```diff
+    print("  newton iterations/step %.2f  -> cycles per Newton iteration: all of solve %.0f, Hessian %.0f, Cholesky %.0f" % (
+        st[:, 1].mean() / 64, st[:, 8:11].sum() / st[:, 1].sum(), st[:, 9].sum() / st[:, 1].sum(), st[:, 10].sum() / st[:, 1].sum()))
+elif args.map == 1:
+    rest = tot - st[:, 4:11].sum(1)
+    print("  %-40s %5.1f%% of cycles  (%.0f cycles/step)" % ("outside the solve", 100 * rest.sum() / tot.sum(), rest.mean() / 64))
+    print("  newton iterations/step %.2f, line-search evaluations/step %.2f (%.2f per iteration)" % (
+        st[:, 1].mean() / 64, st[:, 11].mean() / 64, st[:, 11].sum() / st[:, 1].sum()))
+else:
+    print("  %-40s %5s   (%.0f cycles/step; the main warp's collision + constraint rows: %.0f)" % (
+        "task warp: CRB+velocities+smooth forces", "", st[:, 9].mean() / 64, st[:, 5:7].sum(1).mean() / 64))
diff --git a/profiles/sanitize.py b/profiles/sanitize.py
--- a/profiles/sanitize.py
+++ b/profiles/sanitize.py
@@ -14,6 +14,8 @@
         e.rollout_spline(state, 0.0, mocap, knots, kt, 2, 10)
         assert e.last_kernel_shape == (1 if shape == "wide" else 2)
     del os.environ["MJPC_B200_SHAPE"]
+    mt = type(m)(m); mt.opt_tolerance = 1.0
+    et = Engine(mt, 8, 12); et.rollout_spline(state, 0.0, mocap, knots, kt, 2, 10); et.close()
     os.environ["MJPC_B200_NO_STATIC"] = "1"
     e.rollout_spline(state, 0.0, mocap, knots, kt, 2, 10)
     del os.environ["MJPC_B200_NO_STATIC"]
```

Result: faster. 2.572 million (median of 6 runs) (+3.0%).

- _ASSIGNED TASK_: Please report every line of the listing that contains the string "newton".

- _TASK SOLUTION_:
+    print("  newton iterations/step %.2f  -> cycles per Newton iteration: all of solve %.0f, Hessian %.0f, Cholesky %.0f" % (
+    print("  newton iterations/step %.2f, line-search evaluations/step %.2f (%.2f per iteration)" % (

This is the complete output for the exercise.